In the field of medicine, it is increasingly common to improve and support clinical decision making using prediction algorithms. With these algorithms, several relevant variables, also referred to as predictors, are combined, resulting in a quantified estimate of the individual's prognosis. These estimates, also referred to as scores on a prognostic index (PI), can be used to determine the level of care that is needed in the future (Lorenzo‐Luaces, DeRubeis, van Straten, & Tiemens, 2017). Well‐known examples of this approach are the Framingham risk prediction algorithms for cardiovascular disease (Anderson, Wilson, Odell, & Kannel, 1991) and prediction algorithms for cancer risk (Chen et al., 2006; Park et al., 2009).

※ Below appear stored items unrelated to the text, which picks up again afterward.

constexpr int SW_MAXC = 4;
template <typename T>
__global__ __launch_bounds__(256, 2) void k_stem_wgrad_sparse(const StemWgradArgs a) {
    __shared__ float wacc[49 * SW_MAXC][64];
    const int tid = threadIdx.x, lane = tid & 63;
    for (int i = tid; i < 49 * SW_MAXC * 64; i += 256) (&wacc[0][0])[i] = 0.f;
    __syncthreads();
    const T* img = reinterpret_cast<const T*>(a.img);
    const T* G = reinterpret_cast<const T*>(a.e.G);
    const T* X = reinterpret_cast<const T*>(a.e.X);
    const int n = lane;
    const bool nok = n < a.e.N;
    const float pn = nok ? a.e.P[n] : 0.f, qn = nok ? a.e.Q[n] : 0.f;
    float acc[49][3];
#pragma unroll
    for (int t = 0; t < 49; ++t) { acc[t][0] = 0.f; acc[t][1] = 0.f; acc[t][2] = 0.f; }
    const long gw = (long)blockIdx.x * 4 + (tid >> 6), nw = (long)gridDim.x * 4;
    int c_im = -1, c_y = 0, c_x = 0;
    if (gw < a.nnz) { c_im = a.coords[gw * 3]; c_y = a.coords[gw * 3 + 1]; c_x = a.coords[gw * 3 + 2]; }
    for (long hit = gw; hit < a.nnz; hit += nw) {
        const int im = __builtin_amdgcn_readfirstlane(c_im);
        const int y = __builtin_amdgcn_readfirstlane(c_y);
        const int x = __builtin_amdgcn_readfirstlane(c_x);
        if (hit + nw < a.nnz) { c_im = a.coords[(hit + nw) * 3]; c_y = a.coords[(hit + nw) * 3 + 1]; c_x = a.coords[(hit + nw) * 3 + 2]; }
        if (im < 0 || im >= a.n_img || y < 0 || y >= a.H || x < 0 || x >= a.W) continue;
        const T* px = img + (((long)im * a.H + y) * a.W + x) * a.Cpix;
        float v[3];
#pragma unroll
        for (int c = 0; c < 3; ++c) v[c] = c < a.Cpix ? to_f<T>(px[c]) : 0.f;
        auto taps = [&](auto pyc, auto pxc) {
            constexpr int PY = decltype(pyc)::value, PX = decltype(pxc)::value;
            constexpr int NY = PY ? 3 : 4, NX = PX ? 3 : 4;
            float gq[NY][NX], xq[NY][NX];
            bool okq[NY][NX];
#pragma unroll
            for (int iy = 0; iy < NY; ++iy)
#pragma unroll
                for (int ix = 0; ix < NX; ++ix) {
                    const int oy = (y + 3 - (PY + 2 * iy)) >> 1, ox = (x + 3 - (PX + 2 * ix)) >> 1;
                    okq[iy][ix] = ((unsigned)oy < (unsigned)a.Hc) & ((unsigned)ox < (unsigned)a.Wc) & nok;
                    const long p = okq[iy][ix] ? ((long)im * a.Hc + oy) * a.Wc + ox : 0;
                    gq[iy][ix] = to_f<T>(G[p * a.e.ldg + (nok ? n : 0)]);
                    xq[iy][ix] = to_f<T>(X[p * a.e.ldx + (nok ? n : 0)]);
                }
#pragma unroll
            for (int iy = 0; iy < NY; ++iy)
#pragma unroll
                for (int ix = 0; ix < NX; ++ix) {
                    const float eff = okq[iy][ix] ? gq[iy][ix] + pn * xq[iy][ix] + qn : 0.f;
                    constexpr int dummy = 0; (void)dummy;
                    const int t = (PY + 2 * iy) * 7 + (PX + 2 * ix);
#pragma unroll
                    for (int c = 0; c < 3; ++c) acc[t][c] = fmaf(v[c], eff, acc[t][c]);
                }
        };
        const int pyr = (y + 3) & 1, pxr = (x + 3) & 1;
        if (pyr == 0) { if (pxr == 0) taps(std::integral_constant<int, 0>{}, std::integral_constant<int, 0>{}); else taps(std::integral_constant<int, 0>{}, std::integral_constant<int, 1>{}); }
        else { if (pxr == 0) taps(std::integral_constant<int, 1>{}, std::integral_constant<int, 0>{}); else taps(std::integral_constant<int, 1>{}, std::integral_constant<int, 1>{}); }
    }
#pragma unroll
    for (int t = 0; t < 49; ++t)
#pragma unroll
        for (int c = 0; c < 3; ++c)
            if (c < a.Cpix) atomicAdd(&wacc[t * a.Cpix + c][n], acc[t][c]);
    __syncthreads();
    float* out = a.slab + (long)blockIdx.x * a.e.N * a.Kp;
    for (int i = tid; i < a.e.N * a.Kp; i += 256) {
        const int nn = i / a.Kp, k = i - nn * a.Kp;
        out[i] = k < 49 * a.Cpix ? wacc[k][nn] : 0.f;
    }
}



constexpr int PB_TH = 8, PB_TW = 32, PB_PH = PB_TH / 2 + 1, PB_PW = PB_TW / 2 + 1;
template <typename T> __device__ __forceinline__ void store8_g(T* p, const float v[8]);
template <> __device__ __forceinline__ void store8_g<float>(float* p, const float v[8]) {
    *reinterpret_cast<f32x4*>(p) = f32x4{v[0], v[1], v[2], v[3]};
    *reinterpret_cast<f32x4*>(p + 4) = f32x4{v[4], v[5], v[6], v[7]};
}
template <> __device__ __forceinline__ void store8_g<bf16>(bf16* p, const float v[8]) {
    u16x8 o;
#pragma unroll
    for (int j = 0; j < 8; ++j) o[j] = f2bf(v[j]);
    *reinterpret_cast<u16x8*>(p) = o;
}
template <typename T>
__global__ __launch_bounds__(256, 2) void k_pool0_bwd_tile(const Pool0BwdArgs a, int tiles_x, int tiles_y) {
    __shared__ __attribute__((aligned(16))) float effs[PB_PH * PB_PW * 64];
    __shared__ double red[4][8][8][3];
    const T* X = reinterpret_cast<const T*>(a.X);
    const T* G = reinterpret_cast<const T*>(a.e.G);
    const T* D = reinterpret_cast<const T*>(a.e.X);
    T* DU = reinterpret_cast<T*>(a.DU);
    const int tid = threadIdx.x, c8 = tid & 7;
    __shared__ __attribute__((aligned(16))) float tabs[5][64];
    __shared__ uint32_t actw[PB_TH];
    const int WW = (a.Win + 31) >> 5;
    if (tid < 64) { tabs[0][tid] = a.sc[tid]; tabs[1][tid] = a.sh[tid]; tabs[2][tid] = a.sl[tid]; tabs[3][tid] = a.e.P[tid]; tabs[4][tid] = a.e.Q[tid]; }
    auto tab8 = [&](int which, float (&v)[8]) {
        const float4 x0 = *reinterpret_cast<const float4*>(&tabs[which][c8 * 8]), x1 = *reinterpret_cast<const float4*>(&tabs[which][c8 * 8 + 4]);
        v[0] = x0.x; v[1] = x0.y; v[2] = x0.z; v[3] = x0.w; v[4] = x1.x; v[5] = x1.y; v[6] = x1.z; v[7] = x1.w;
    };
    float s1[8], s2[8], s3[8];
#pragma unroll
    for (int j = 0; j < 8; ++j) { s1[j] = 0; s2[j] = 0; s3[j] = 0; }
    const long ntiles = (long)a.n_img * tiles_x * tiles_y;
    for (long tile = blockIdx.x; tile < ntiles; tile += gridDim.x) {
        const int tx = (int)(tile % tiles_x), ty = (int)((tile / tiles_x) % tiles_y);
        const long img = tile / ((long)tiles_x * tiles_y);
        const int h0 = ty * PB_TH, w0 = tx * PB_TW, ho0 = h0 / 2 - 1, wo0 = w0 / 2 - 1;
        __syncthreads();
        if (tid < PB_TH) actw[tid] = (a.act != nullptr && h0 + tid < a.Hin) ? a.act[(img * a.Hin + h0 + tid) * WW + tx] : 0xffffffffu;
        {
            constexpr int NP1 = (PB_PH * PB_PW * 8 + 255) / 256;
            float gv[NP1][8], dv[NP1][8];
            bool in[NP1];
#pragma unroll
            for (int k = 0; k < NP1; ++k) {
                const int i = tid + 256 * k, pp = i >> 3, py = pp / PB_PW, px = pp - py * PB_PW, ho = ho0 + py, wo = wo0 + px;
                in[k] = (i < PB_PH * PB_PW * 8) & (ho >= 0) & (ho < a.Ho) & (wo >= 0) & (wo < a.Wo);
                const long mo = in[k] ? (img * a.Ho + ho) * a.Wo + wo : img * a.Ho * a.Wo;
                load8<T>(G + mo * a.e.ldg + c8 * 8, gv[k]);
                load8<T>(D + mo * a.e.ldx + c8 * 8, dv[k]);
            }
            float cP[8], cQ[8];
            tab8(3, cP); tab8(4, cQ);
#pragma unroll
            for (int k = 0; k < NP1; ++k) {
                const int i = tid + 256 * k, pp = i >> 3;
                if (i < PB_PH * PB_PW * 8) {
                    float e8[8];
#pragma unroll
                    for (int j = 0; j < 8; ++j) e8[j] = in[k] ? gv[k][j] + cP[j] * dv[k][j] + cQ[j] : 0.f;
                    float4* o = reinterpret_cast<float4*>(effs + pp * 64 + c8 * 8);
                    o[0] = make_float4(e8[0], e8[1], e8[2], e8[3]); o[1] = make_float4(e8[4], e8[5], e8[6], e8[7]);
                }
            }
        }
        __syncthreads();
#pragma unroll 1
        for (int k = 0; k < PB_TH * PB_TW / 128; ++k) {
            const int bi = (tid >> 3) + 32 * k, by = bi / (PB_TW / 2), bx = bi - by * (PB_TW / 2);
            const int h = h0 + 2 * by, w = w0 + 2 * bx;
            float xv[4][8];
            bool ok[4], live[4];
            const uint32_t aw0 = actw[2 * by] >> (2 * bx), aw1 = actw[2 * by + 1] >> (2 * bx);
#pragma unroll
            for (int t = 0; t < 4; ++t) {
                const int hh = h + (t >> 1), ww = w + (t & 1);
                ok[t] = (hh < a.Hin) & (ww < a.Win);
                live[t] = ok[t] & ((((t >> 1) ? aw1 : aw0) >> (t & 1)) & 1u);
                const long p = ok[t] ? (img * a.Hin + hh) * a.Win + ww : img * a.Hin * a.Win;
                const T* src = (a.act == nullptr || live[t]) ? X + p * a.C + c8 * 8 : reinterpret_cast<const T*>(a.cline) + c8 * 8;
                load8<T>(src, xv[t]);
            }
            float e[4][8], sc[8], sh[8], sl[8];
            tab8(0, sc); tab8(1, sh); tab8(2, sl);
#pragma unroll
            for (int t = 0; t < 4; ++t) {
                const float4* e4 = reinterpret_cast<const float4*>(effs + ((by + (t >> 1)) * PB_PW + bx + (t & 1)) * 64 + c8 * 8);
                const float4 x0 = e4[0], x1 = e4[1];
                e[t][0] = x0.x; e[t][1] = x0.y; e[t][2] = x0.z; e[t][3] = x0.w; e[t][4] = x1.x; e[t][5] = x1.y; e[t][6] = x1.z; e[t][7] = x1.w;
            }
#pragma unroll
            for (int t = 0; t < 4; ++t) {
                float o[8];
#pragma unroll
                for (int j = 0; j < 8; ++j) {
                    const float lower = e[2][j] + e[3][j], right = e[1][j] + e[3][j];
                    const float dzs = t == 0 ? lower + e[0][j] + e[1][j] : t == 1 ? right : t == 2 ? lower : e[3][j];
                    const float z = ok[t] ? dzs * (1.0f / 9.0f) : 0.f;
                    const float x = xv[t][j];
                    const float u = fmaf(x, sc[j], sh[j]);
                    const float du = u > 0.f ? z : sl[j] * z;
                    s1[j] += du; s2[j] = fmaf(du, x, s2[j]); s3[j] += u > 0.f ? 0.f : z * u;
                    o[j] = sc[j] * du;
                }
                if (live[t]) store8_g<T>(DU + ((img * a.Hin + h + (t >> 1)) * a.Win + w + (t & 1)) * a.C + c8 * 8, o);
            }
        }
    }
    const int lane = tid & 63, wave = tid >> 6;
#pragma unroll
    for (int j = 0; j < 8; ++j) {
        double d1 = (double)s1[j], d2 = (double)s2[j], d3 = (double)s3[j];
#pragma unroll
        for (int o = 8; o < 64; o <<= 1) { d1 += __shfl_xor(d1, o); d2 += __shfl_xor(d2, o); d3 += __shfl_xor(d3, o); }
        if (lane < 8) { red[wave][lane][j][0] = d1; red[wave][lane][j][1] = d2; red[wave][lane][j][2] = d3; }
    }
    __syncthreads();
    if (tid < 64) {
        const int ch = tid >> 3, j = tid & 7;
        double x = 0, y = 0, z = 0;
        for (int w = 0; w < 4; ++w) { x += red[w][ch][j][0]; y += red[w][ch][j][1]; z += red[w][ch][j][2]; }
        double* o = a.part + ((long)blockIdx.x * a.C + tid) * 3;
        o[0] = x; o[1] = y; o[2] = z;
    }
}

constexpr int ST_TH = 8, ST_TW = 16;
constexpr int ST_PR = 2 * ST_TH + 5, ST_PW = 40;
constexpr int ST_CP = 72;

#ifdef TCVN_DEBUG_KNOBS
__global__ __launch_bounds__(256, 2) void k_stem_fwd_bf16(const ConvFwdArgs g, int n_img, int tiles_x, int tiles_y) {
    __shared__ __attribute__((aligned(16))) unsigned short patch[2][ST_PR * ST_PW * 4];
    __shared__ __attribute__((aligned(16))) unsigned short ctile[ST_TH * ST_TW * ST_CP];
    __shared__ double red[4][64][2];
    const int tid = threadIdx.x, lane = tid & 63, wave = tid >> 6;
    const int r = lane & 31, h = lane >> 5;
    const bf16* __restrict__ img = reinterpret_cast<const bf16*>(g.A);
    const bf16* __restrict__ Wk = reinterpret_cast<const bf16*>(g.Wk);
    bf16* __restrict__ Out = reinterpret_cast<bf16*>(g.Out);
    const int Hin = g.Hin, Win = g.Win, Ho = g.H, Wo = g.W;
    const long ntiles = (long)n_img * tiles_x * tiles_y;

    bf16x8_t bw[2][14];
#pragma unroll
    for (int nt = 0; nt < 2; ++nt)
#pragma unroll
        for (int s = 0; s < 14; ++s) {
            u16x8 w;
#pragma unroll
            for (int i = 0; i < 8; ++i) {
// ... 130 lines not shown
#pragma unroll
    for (int ct = 0; ct < 2; ++ct)
#pragma unroll
        for (int k = 0; k < 16; ++k) { bias[ct][k] = g.bias[ct * 32 + (k & 3) + 8 * (k >> 2) + 4 * h]; f1[ct][k] = 0.f; f2[ct][k] = 0.f; }
    for (int i = tid; i < 2 * ST_PR * ST_PW * 4; i += 256) (&patch[0][0])[i] = 0;

    constexpr int NE = ST_PR * 37 * 3, PER = (NE + 255) / 256;
    int e_pr[PER], e_pc[PER];
#pragma unroll
    for (int k = 0; k < PER; ++k) {
        const int i = tid + 256 * k;
        const int pr = i / 111, e = i - pr * 111, px = e / 3, c = e - px * 3;
        e_pr[k] = i < NE ? pr : -100000;
        e_pc[k] = px * 4 + c;
    }
    auto load_patch = [&](unsigned tile, unsigned short (&v)[PER]) {
        const unsigned trow = tile / tiles_x;
        const int tx = (int)(tile - trow * tiles_x), ty = (int)(trow % tiles_y);
        const long n = trow / tiles_y;
        const int iy0 = 2 * ty * ST_TH - 3, ix0 = 2 * tx * ST_TW - 3;
        const bf16* base = img + ((n * Hin + iy0) * (long)Win + ix0) * 3;
#pragma unroll
        for (int k = 0; k < PER; ++k) {
            const int px = e_pc[k] >> 2, c = e_pc[k] & 3;
            const int iy = iy0 + e_pr[k], ix = ix0 + px;
            const bool ok = ((unsigned)iy < (unsigned)Hin) & ((unsigned)ix < (unsigned)Win);
            const unsigned short x = *(ok ? base + (e_pr[k] * Win + px) * 3 + c : img);
            v[k] = ok ? x : (unsigned short)0;
        }
    };
    auto store_patch = [&](int buf, const unsigned short (&v)[PER]) {
#pragma unroll
        for (int k = 0; k < PER; ++k)
            if (e_pr[k] >= 0) patch[buf][e_pr[k] * (ST_PW * 4) + e_pc[k]] = v[k];
    };

    unsigned short pv[PER];
    unsigned tile = blockIdx.x;
    __syncthreads();
    if (tile < ntiles) { load_patch(tile, pv); store_patch(0, pv); }
    __syncthreads();
    int cur = 0;
    const int oy_l = 2 * wave + (r >> 4), ox_l = r & 15;
    for (; tile < ntiles; tile += gridDim.x, cur ^= 1) {
        const bool more = tile + gridDim.x < ntiles;
        if (more) load_patch(tile + gridDim.x, pv);
        f32x16 acc[2];
#pragma unroll
        for (int ct = 0; ct < 2; ++ct)
#pragma unroll
            for (int k = 0; k < 16; ++k) acc[ct][k] = 0.f;
        const unsigned short* pb = &patch[cur][0];
#pragma unroll
        for (int s = 0; s < 14; ++s) {
            const int gq = 2 * s + h, ky = gq >> 2, q4 = gq & 3;
            const bf16x8_t b = *reinterpret_cast<const bf16x8_t*>(pb + ((2 * oy_l + ky) * ST_PW + 2 * ox_l + 2 * q4) * 4);
            const bf16x8_t w0 = *reinterpret_cast<const bf16x8_t*>(&wl[(s * 64 + lane) * 8]);
            const bf16x8_t w1 = *reinterpret_cast<const bf16x8_t*>(&wl[((14 + s) * 64 + lane) * 8]);
            acc[0] = __builtin_amdgcn_mfma_f32_32x32x16_bf16(w0, b, acc[0], 0, 0, 0);
            acc[1] = __builtin_amdgcn_mfma_f32_32x32x16_bf16(w1, b, acc[1], 0, 0, 0);
        }
        const unsigned trow = tile / tiles_x;
        const int tx = (int)(tile - trow * tiles_x), ty = (int)(trow % tiles_y);
        const long n = trow / tiles_y;
        const int oy0 = ty * ST_TH, ox0 = tx * ST_TW;
        const float vm = ((oy0 + oy_l < Ho) & (ox0 + ox_l < Wo)) ? 1.f : 0.f;
        unsigned short* cp = &ctile[(oy_l * ST_TW + ox_l) * ST_CP + 4 * h];
#pragma unroll
        for (int ct = 0; ct < 2; ++ct)
#pragma unroll
            for (int gq = 0; gq < 4; ++gq) {
                u16x4 o;
#pragma unroll
                for (int j = 0; j < 4; ++j) {
                    const int k = gq * 4 + j;
                    o[j] = f2bf(acc[ct][k] + bias[ct][k]);
                    const float x = bf2f(o[j]) * vm;
                    f1[ct][k] += x; f2[ct][k] = fmaf(x, x, f2[ct][k]);
                }
                *reinterpret_cast<u16x4*>(cp + ct * 32 + gq * 8) = o;
            }
        if (more) store_patch(cur ^ 1, pv);
        __syncthreads();
#pragma unroll
        for (int k = 0; k < 4; ++k) {
            const int idx = tid + 256 * k, p = idx >> 3, c8 = idx & 7;
            const int py = p >> 4, px = p & 15;
            if ((oy0 + py < Ho) & (ox0 + px < Wo))
                *reinterpret_cast<u16x8*>(Out + ((n * Ho + oy0 + py) * (long)Wo + ox0 + px) * g.ldo + c8 * 8) =
                    *reinterpret_cast<const u16x8*>(&ctile[p * ST_CP + c8 * 8]);
        }
        __syncthreads();
    }
    if (g.part != nullptr) {
#pragma unroll
        for (int ct = 0; ct < 2; ++ct)
#pragma unroll
            for (int k = 0; k < 16; ++k) {
                double a = (double)f1[ct][k], b = (double)f2[ct][k];
#pragma unroll
                for (int o = 1; o < 32; o <<= 1) { a += __shfl_xor(a, o); b += __shfl_xor(b, o); }
                if (r == 0) { const int c = ct * 32 + (k & 3) + 8 * (k >> 2) + 4 * h; red[wave][c][0] = a; red[wave][c][1] = b; }
            }
        __syncthreads();
        if (tid < 64) {
            double a = 0, b = 0;
#pragma unroll
            for (int w = 0; w < 4; ++w) { a += red[w][tid][0]; b += red[w][tid][1]; }
            g.part[((long)blockIdx.x * 64 + tid) * 2] = a;
            g.part[((long)blockIdx.x * 64 + tid) * 2 + 1] = b;
        }
    }
}

}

In clinical psychology and psychiatry, research on multivariate algorithms to predict acute phase treatment outcomes in MDD is rapidly growing. Among others, recent studies have focused on predicting the optimal treatment for a given individual using a so‐called “Personalized Advantage Index Approach” (Cohen & DeRubeis, 2018; DeRubeis et al., 2014; Huibers et al., 2015). In addition, personalized predictions to determine the optimal level of treatment intensity have been studied (Delgadillo, Moreea, & Lutz, 2016; Lorenzo‐Luaces et al., 2017). So far, only two studies have investigated multivariate prediction algorithms for the long‐term course of MDD (van Loo, Aggen, Gardner, & Kendler, 2015; Wang et al., 2014). These studies—both of an epidemiological nature—have developed powerful prediction models, providing valuable insights into the multifactorial nature of depression recurrence. Unfortunately, because of their naturalistic, population‐based design, these studies cannot disentangle treatment effects from natural course.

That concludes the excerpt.